Sergio Lonardi – Entonces, profesores María Cristina González y Mario Divilla, control empírico de hipótesis y teorías en el campo.

 

María Cristina González – De las ciencias sociales.

 

Sergio Lonardi – De las ciencias sociales que es el tema principal del programa de hoy.

 

María Cristina González – Bueno, esta es la primera de las cuatro dificultades que Nagel considera que no son insuperables, es posible hacer control empírico de las hipótesis y teorías en el ámbito de las ciencias sociales y a la hora de analizar estas dificultades, Nagel señala, discrimina, presenta cuatro métodos de testeo empírico. ¿No es cierto, Mario?

 

Mario Divilla – Si, me gustaría hacer referencia que en parte este es un tema novedoso pero en parte este tema se integra con algo que nuestros alumnos oyentes ya han visto para la primera parte de la materia, el texto de Hempel que han leído para el primer parcial, había un punto del capítulo 3 del punto 1 que se llamaba Contrastación Experimental Versus Contrastación no Experimental. Ahora, ¿qué importancia tiene ahora recordar esto? Como ha dicho Cristina el problema de los experimentos de la contrastación empírica, ciencias sociales, tiene su importancia ya que es fundamental para Nagel la posibilidad de obtener leyes que les permitan explicar hechos subsumiéndolas bajo ellas. ¿Qué tienen que ver las leyes acá? Precisamente – como hemos visto en el módulo 2 – una ley científica es una hipótesis nomológica confirmada de la posibilidad o no de confirmar probabilísticamente estas hipótesis, surge la posibilidad de obtención de leyes y uno de los métodos de contrastación de hipótesis es el experimento. ¿Cuál es la distinción entre el experimento y la contrastación no experimental? La posibilidad de recrear artificialmente las condiciones de testeo. La contrastación experimental, el científico se maneja por ejemplo en un laboratorio y tiene a su disposición la posibilidad de crear artificialmente esas condiciones y esto le permite un mejor manejo de las variables en juego, un manejo más fluido de las variables en juego. En cambio, la observación no experimental, esta posibilidad de un manejo fluido de las variables se limita ya que las condiciones de testeo hay que esperar que se den espontáneamente. Se argumenta, en contra de Nagel, que se ve limitada la posibilidad de obtención de leyes a partir de la contrastación de hipótesis por el método experimental ya que este sería muy difícil – por qué no decirlo – imposible de practicar en ciencias sociales.

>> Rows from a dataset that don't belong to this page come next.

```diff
@@ -750,7 +725,7 @@
     TilePre pf;
     pf.tv0 = 0; pf.tv1 = 0;
     load_terms(k, cur, tid, pf.tv0, pf.tv1);
-    const TileBox cb = tile_box(k.c, cur);
+    const TileBox cb = tile_box(k.c, rec);
     if (cb.pre) {
         issue_tile(k, cur, cb, tid, pf);
         store_tile(k, cur, cb, tid, pf, tile, s_tab);
@@ -1209,23 +1184,25 @@
     plane_tile<1, BORDER, SB>(c, (cptr)(const int32_t*)T, T + L.ad, L.row, (int)(t - row * gx), (int)row, tile, lut, s_row, threadIdx.x, sadd, dadd);
 }
 
-inline int tab_stride_of(int dw, int dh) { return tab_layout(dw, dh).stride; }
+inline int tab_stride_of(int dw, int dh) { return tab_layout(dw, dh, TH).stride; }
 
 template <int CN>
 void launch_one(WarpArgs& a, dim3 grid, int32_t* d_tabs, int what, hipStream_t st, int tab_stride, int sb) {
     a.tabs = d_tabs;
-    const TabLayout tl = tab_layout(a.c.dw, a.c.dh);
-    a.tab_stride = tab_stride > 0 ? tab_stride : tl.stride; a.tab_row = tl.row; a.tab_ad = tl.ad;
+    a.tab_th = CN == 3 && sb == 1 ? TH : 0;
+    const TabLayout tl = tab_layout(a.c.dw, a.c.dh, a.tab_th);
+    const int tab_blocks = (a.c.dw + a.c.dh + (int)grid.x + (int)grid.y + (a.tab_th ? (int)(grid.x * grid.y) : 0) + NT - 1) / NT;
+    a.tab_stride = tab_stride > 0 ? tab_stride : tab_stride_of(a.c.dw, a.c.dh); a.tab_row = tl.row; a.tab_ad = tl.ad; a.tab_box = tl.box;
     if (sb == 2) {
         if (d_tabs && what != VS_WARP_ONLY)
-            hipLaunchKernelGGL(warp_tables_kernel, dim3((a.c.dw + a.c.dh + grid.x + grid.y + NT - 1) / NT, grid.z), dim3(NT), 0, st, a);
+            hipLaunchKernelGGL(warp_tables_kernel, dim3(tab_blocks, grid.z), dim3(NT), 0, st, a);
         if (d_tabs && what == VS_WARP_TABLES_ONLY) return;
         if constexpr (CN <= 2) hipLaunchKernelGGL((warp_affine16_kernel<CN>), grid, dim3(NT), 0, st, a);
         return;
     }
     if (d_tabs) {
         if (what != VS_WARP_ONLY)
-            hipLaunchKernelGGL(warp_tables_kernel, dim3((a.c.dw + a.c.dh + grid.x + grid.y + NT - 1) / NT, grid.z), dim3(NT), 0, st, a);
+            hipLaunchKernelGGL(warp_tables_kernel, dim3(tab_blocks, grid.z), dim3(NT), 0, st, a);
         if (what == VS_WARP_TABLES_ONLY) return;
         const bool packs = a.c.sw < 65536 && a.c.sh < 65536 && a.c.dw < 65536 && a.c.dh < 65536 && a.c.sstride < (1ull << 24) && a.c.dstride < (1ull << 24);
         auto order = [](const dim3& g, uint32_t* mgx, uint32_t* mgy) -> uint32_t {
@@ -1236,7 +1213,7 @@
         uint32_t mgx = 0, mgy = 0;
         if (CN == 3 && packs) {
             const uint32_t of = order(grid, &mgx, &mgy);
-            hipLaunchKernelGGL(warp_tab_kernel, grid, dim3(NT), 0, st, (gtab_t)a.tabs, a.tab_stride, a.tab_row, a.tab_ad, (uint32_t)a.c.sstride,
+            hipLaunchKernelGGL(warp_tab_kernel, grid, dim3(NT), 0, st, (gtab_t)a.tabs, a.tab_stride, a.tab_box, a.tab_ad, (uint32_t)a.c.sstride,
                                (uint32_t)a.c.dstride, (uint32_t)a.c.sw | (uint32_t)a.c.sh << 16, (uint32_t)a.c.dw | (uint32_t)a.c.dh << 16,
                                (uint32_t)(a.c.src_aligned ? 1 : 0) | (uint32_t)(a.c.dst_aligned ? 2 : 0) | (uint32_t)a.c.border << 2 | of, mgx, mgy);
         } else if (CN != 3 && packs && a.c.border == VS_BORDER_BLACK) {
diff --git a/video-stab_amd/csrc/warp_tab.h b/video-stab_amd/csrc/warp_tab.h
--- a/video-stab_amd/csrc/warp_tab.h
+++ b/video-stab_amd/csrc/warp_tab.h
@@ -9,18 +9,76 @@
 constexpr int WT_TH = 16;
 constexpr int WT_COL = 8;
 
-struct TabLayout { int row, ad, stride; };
+struct TabLayout { int row, ad, box, stride; };
 
 #ifdef __HIPCC__
 __host__ __device__
 #endif
-inline TabLayout tab_layout(int dw, int dh) {
+inline TabLayout tab_layout(int dw, int dh, int th = 0) {
     const int gx = (dw + WT_TW - 1) / WT_TW, gy = (dh + WT_TH - 1) / WT_TH;
     TabLayout t;
     t.row = WT_COL * gx;
     t.ad = t.row + 4 * gy;
-    t.stride = (t.ad + 2 * dw + 2 * dh + 3) & ~3;
+    t.box = (t.ad + 2 * dw + 2 * dh + 3) & ~3;
+    t.stride = t.box + (th > 0 ? 4 * gx * ((dh + th - 1) / th) : 0);
     return t;
+}
+
+struct WtStage { int max_w, max_rows, lds_px; };
+constexpr WtStage WT_STAGE_BGR = {136, 25, 136 * 25};
+
+enum : uint32_t {
+    WT_BOX_FAST = 1u,
+    WT_BOX_LDS = 2u,
+    WT_BOX_INSIDE = 4u,
+    WT_BOX_XOVER = 8u,
+    WT_BOX_SAT = 16u,
+};
+
+struct WtBox { int bx0a, by0, bw, bh; uint32_t flags; };
+
+#ifdef __HIPCC__
+__host__ __device__
+#endif
+inline WtBox wt_tile_box(int ad0, int ad1, int bd0, int bd1, int Xa, int Xb, int Ya, int Yb, int sw, int sh, const WtStage& st) {
+    const int sx00 = (Xa + ad0) >> 10, sx01 = (Xa + ad1) >> 10, sx10 = (Xb + ad0) >> 10, sx11 = (Xb + ad1) >> 10;
+    const int sy00 = (Ya + bd0) >> 10, sy01 = (Ya + bd1) >> 10, sy10 = (Yb + bd0) >> 10, sy11 = (Yb + bd1) >> 10;
+    const int ax0 = sx00 < sx01 ? sx00 : sx01, ax1 = sx10 < sx11 ? sx10 : sx11, cx0 = sx00 > sx01 ? sx00 : sx01, cx1 = sx10 > sx11 ? sx10 : sx11;
+    const int ay0 = sy00 < sy01 ? sy00 : sy01, ay1 = sy10 < sy11 ? sy10 : sy11, cy0 = sy00 > sy01 ? sy00 : sy01, cy1 = sy10 > sy11 ? sy10 : sy11;
+    const int rx0 = ax0 < ax1 ? ax0 : ax1, rx1 = cx0 > cx1 ? cx0 : cx1, ry0 = ay0 < ay1 ? ay0 : ay1, ry1 = cy0 > cy1 ? cy0 : cy1;
+    const bool saturated = rx0 < -32768 || ry0 < -32768 || rx1 > 32767 || ry1 > 32767;
+    const int bx0 = rx0 > -32768 ? rx0 : -32768, bx1 = (rx1 < 32767 ? rx1 : 32767) + 1;
+    const int by1 = (ry1 < 32767 ? ry1 : 32767) + 1;
+    WtBox b;
+    b.by0 = ry0 > -32768 ? ry0 : -32768;
+    b.bx0a = bx0 & ~3;
+    b.bw = (bx1 - b.bx0a + 1 + 3) & ~3;
+    b.bh = by1 - b.by0 + 1;
+    const bool fast = !saturated && b.bw <= st.max_w && b.bh <= st.max_rows;
+    const bool lds = fast || (!saturated && (long long)b.bw * b.bh <= st.lds_px);
+    const bool inside = fast && b.bx0a >= 0 && b.bx0a + b.bw <= sw && b.by0 >= 0 && b.by0 + b.bh <= sh &&
+                        (b.bx0a + b.bw + 2 <= sw || b.by0 + b.bh < sh);
+    const bool xover = b.bx0a < 0 || b.bx0a + b.bw + 2 > sw;
+    b.flags = (fast ? WT_BOX_FAST : 0u) | (lds ? WT_BOX_LDS : 0u) | (inside ? WT_BOX_INSIDE : 0u) | (xover ? WT_BOX_XOVER : 0u) |
+              (saturated ? WT_BOX_SAT : 0u);
+    return b;
+}
+
+#ifdef __HIPCC__
+__host__ __device__
+#endif
+inline void wt_box_pack(const WtBox& b, int32_t* r) {
+    const uint32_t bw = b.bw < 65535 ? (uint32_t)b.bw : 65535u, bh = b.bh < 65535 ? (uint32_t)b.bh : 65535u;
+    r[0] = b.bx0a; r[1] = b.by0; r[2] = (int32_t)(bw | bh << 16); r[3] = (int32_t)b.flags;
+}
+
+#ifdef __HIPCC__
+__host__ __device__
+#endif
+inline WtBox wt_box_unpack(int r0, int r1, int r2, int r3) {
+    WtBox b;
+    b.bx0a = r0; b.by0 = r1; b.bw = (int)((uint32_t)r2 & 0xFFFFu); b.bh = (int)((uint32_t)r2 >> 16); b.flags = (uint32_t)r3;
+    return b;
 }
 
 inline int nv12_tab_ints(int w, int h) { return tab_layout(w, h).stride + tab_layout(w / 2, h / 2).stride; }
@@ -30,15 +88,19 @@
     const uint8_t* src;
     uint8_t* dst;
     int32_t dw, dh;
+    int32_t th, sw, sh;
 };
 
 #ifdef __HIPCC__
 __device__ __forceinline__ int wt_coord_term(double p, double q, double v) { return __double2int_rn((p * v + q) * 1024); }
 
-__device__ __forceinline__ int wt_entries(int dw, int dh) { return dw + dh + (dw + WT_TW - 1) / WT_TW + (dh + WT_TH - 1) / WT_TH; }
+__device__ __forceinline__ int wt_entries(int dw, int dh, int th = 0) {
+    const int gx = (dw + WT_TW - 1) / WT_TW;
+    return dw + dh + gx + (dh + WT_TH - 1) / WT_TH + (th > 0 ? gx * ((dh + th - 1) / th) : 0);
+}
 
 __device__ __forceinline__ void wt_build_entry(int32_t* __restrict__ T, const TabLayout& L, const double* m, int dw, int dh,
-                                               const uint8_t* src, uint8_t* dst, int j) {
+                                               const uint8_t* src, uint8_t* dst, int j, int th = 0, int sw = 0, int sh = 0) {
     const int gx = (dw + WT_TW - 1) / WT_TW, gy = (dh + WT_TH - 1) / WT_TH;
     if (j < dw) {
         const double dv = (double)j;
@@ -71,14 +133,25 @@
         int32_t* R = T + L.row + 4 * j;
         R[0] = wt_coord_term(m[1], m[2], v0) + 16; R[1] = wt_coord_term(m[1], m[2], v1) + 16;
         R[2] = wt_coord_term(m[4], m[5], v0) + 16; R[3] = wt_coord_term(m[4], m[5], v1) + 16;
+        return;
+    }
+    j -= gy;
+    if (th > 0 && j < gx * ((dh + th - 1) / th)) {
+        const int ty = j / gx, tx = j - ty * gx;
+        const int x1 = tx * WT_TW + WT_TW < dw ? tx * WT_TW + WT_TW : dw, y1 = ty * th + th < dh ? ty * th + th : dh;
+        const double c0 = (double)(tx * WT_TW), c1 = (double)(x1 - 1), r0 = (double)(ty * th), r1 = (double)(y1 - 1);
+        const WtBox b = wt_tile_box(wt_coord_term(m[0], 0.0, c0), wt_coord_term(m[0], 0.0, c1), wt_coord_term(m[3], 0.0, c0), wt_coord_term(m[3], 0.0, c1),
+                                    wt_coord_term(m[1], m[2], r0) + 16, wt_coord_term(m[1], m[2], r1) + 16, wt_coord_term(m[4], m[5], r0) + 16,
+                                    wt_coord_term(m[4], m[5], r1) + 16, sw, sh, WT_STAGE_BGR);
+        wt_box_pack(b, T + L.box + 4 * j);
     }
 }
 
 __device__ __forceinline__ void wt_build_plane(const WarpTabJob& job, const double* m, int tid, int nthreads) {
     if (!job.tabs) return;
-    const TabLayout L = tab_layout(job.dw, job.dh);
-    const int n = wt_entries(job.dw, job.dh);
-    for (int j = tid; j < n; j += nthreads) wt_build_entry(job.tabs, L, m, job.dw, job.dh, job.src, job.dst, j);
+    const TabLayout L = tab_layout(job.dw, job.dh, job.th);
+    const int n = wt_entries(job.dw, job.dh, job.th);
+    for (int j = tid; j < n; j += nthreads) wt_build_entry(job.tabs, L, m, job.dw, job.dh, job.src, job.dst, j, job.th, job.sw, job.sh);
 }
 #endif
 
```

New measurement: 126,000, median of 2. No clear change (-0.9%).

Nagel defiende la posibilidad de experimentar en ciencias sociales mediante el experimento de campo, mediante el experimento de laboratorio y aunque le estuviera vedada totalmente la posibilidad de experimentar a las ciencias sociales, estas cuentan con otro valioso procedimiento de contrastación de hipótesis que es el análisis estadístico de datos.

 

María Cristina González – Precisamente hoy vamos a tener oportunidad de tener contacto con una investigación que es la que está llevando adelante Javier Lindenboim en la que se emplean análisis estadísticos de datos. La investigación de Lindenboim corresponde al área de las llamadas ciencias regionales que compatibilizan dos tradiciones, una económica y una geográfica. La idea que está detrás de esta investigación, el objetivo, es que así como para estudiar las posibilidades de desenvolvimiento de un país cualquiera, ese estudio se revela que está fuertemente ligada, sus posibilidades de desarrollo, a generar bienes o servicios que satisfagan demandas extra de un país, tomando esa idea Lindenboim lo que hace es estudiar qué es lo que ocurre cuando en lugar de tomar un país tomamos un entorno regional o una comunidad local, una ciudad. En ese caso, es interesante hacer notar que por ejemplo en la Argentina cuatro de cada cinco habitantes viven en ciudades o pueblos de distintos tamaños. Es decir, las ciudades constituyen subsistemas y en ellas se desarrollan actividades. ¿Qué tipo de actividades? Bueno, hay una manera de clasificar las actividades, podemos hablar de actividades que dan sustento a esa localidad, a esa región y en ese caso vamos a hablar de actividades básicas o de exportación. Cuando se refiere a actividades básicas o de exportación se refiere a la producción de bienes o de servicios que sirve o es utilizado en ámbitos externos a la propia localidad ya sea una ciudad  una región y se supone que esas actividades contribuyen a que la comunidad obtenga fuentes económicas que le van a permitir incorporar aquellas cosas que ella no produce o genera. Por supuesto, además de estas actividades no básicas están, además de las actividades básicas están las no básicas que tiene que ver con el desenvolvimiento habitual. ¿Cuál es el objetivo de esta investigación? Perfeccionar el conocimiento que se tiene de nuestras ciudades, en particular desde el punto de vista económico pero en términos de su despliegue territorial, averiguar qué cosas se producen en sentido genérico en cada lugar y cuáles de esas cosas le dan sustento a la vida de esa comunidad. Lo que Lindenboim se está preguntando es en qué trabaja la gente y para eso, tendrá que emplear alguna metodología. Veamos cuál.

 

Sergio Lonardi – Experimentación social, experimento de campo, análisis estadístico de los datos, las ciencias sociales el tema principal de la materia Introducción al Pensamiento Científico en el programa de hoy y vamos a escuchar al licenciado Javier Lindenboim, licenciado en economía política, él trabaja en el Instituto de Investigaciones Económicas y dirige el Centro de Estudios sobre Población, Empleo y Desarrollo y también es profesor de la UBA e investigador del CONICET. Claudio, por favor, escuchamos la primera parte de la entrevista.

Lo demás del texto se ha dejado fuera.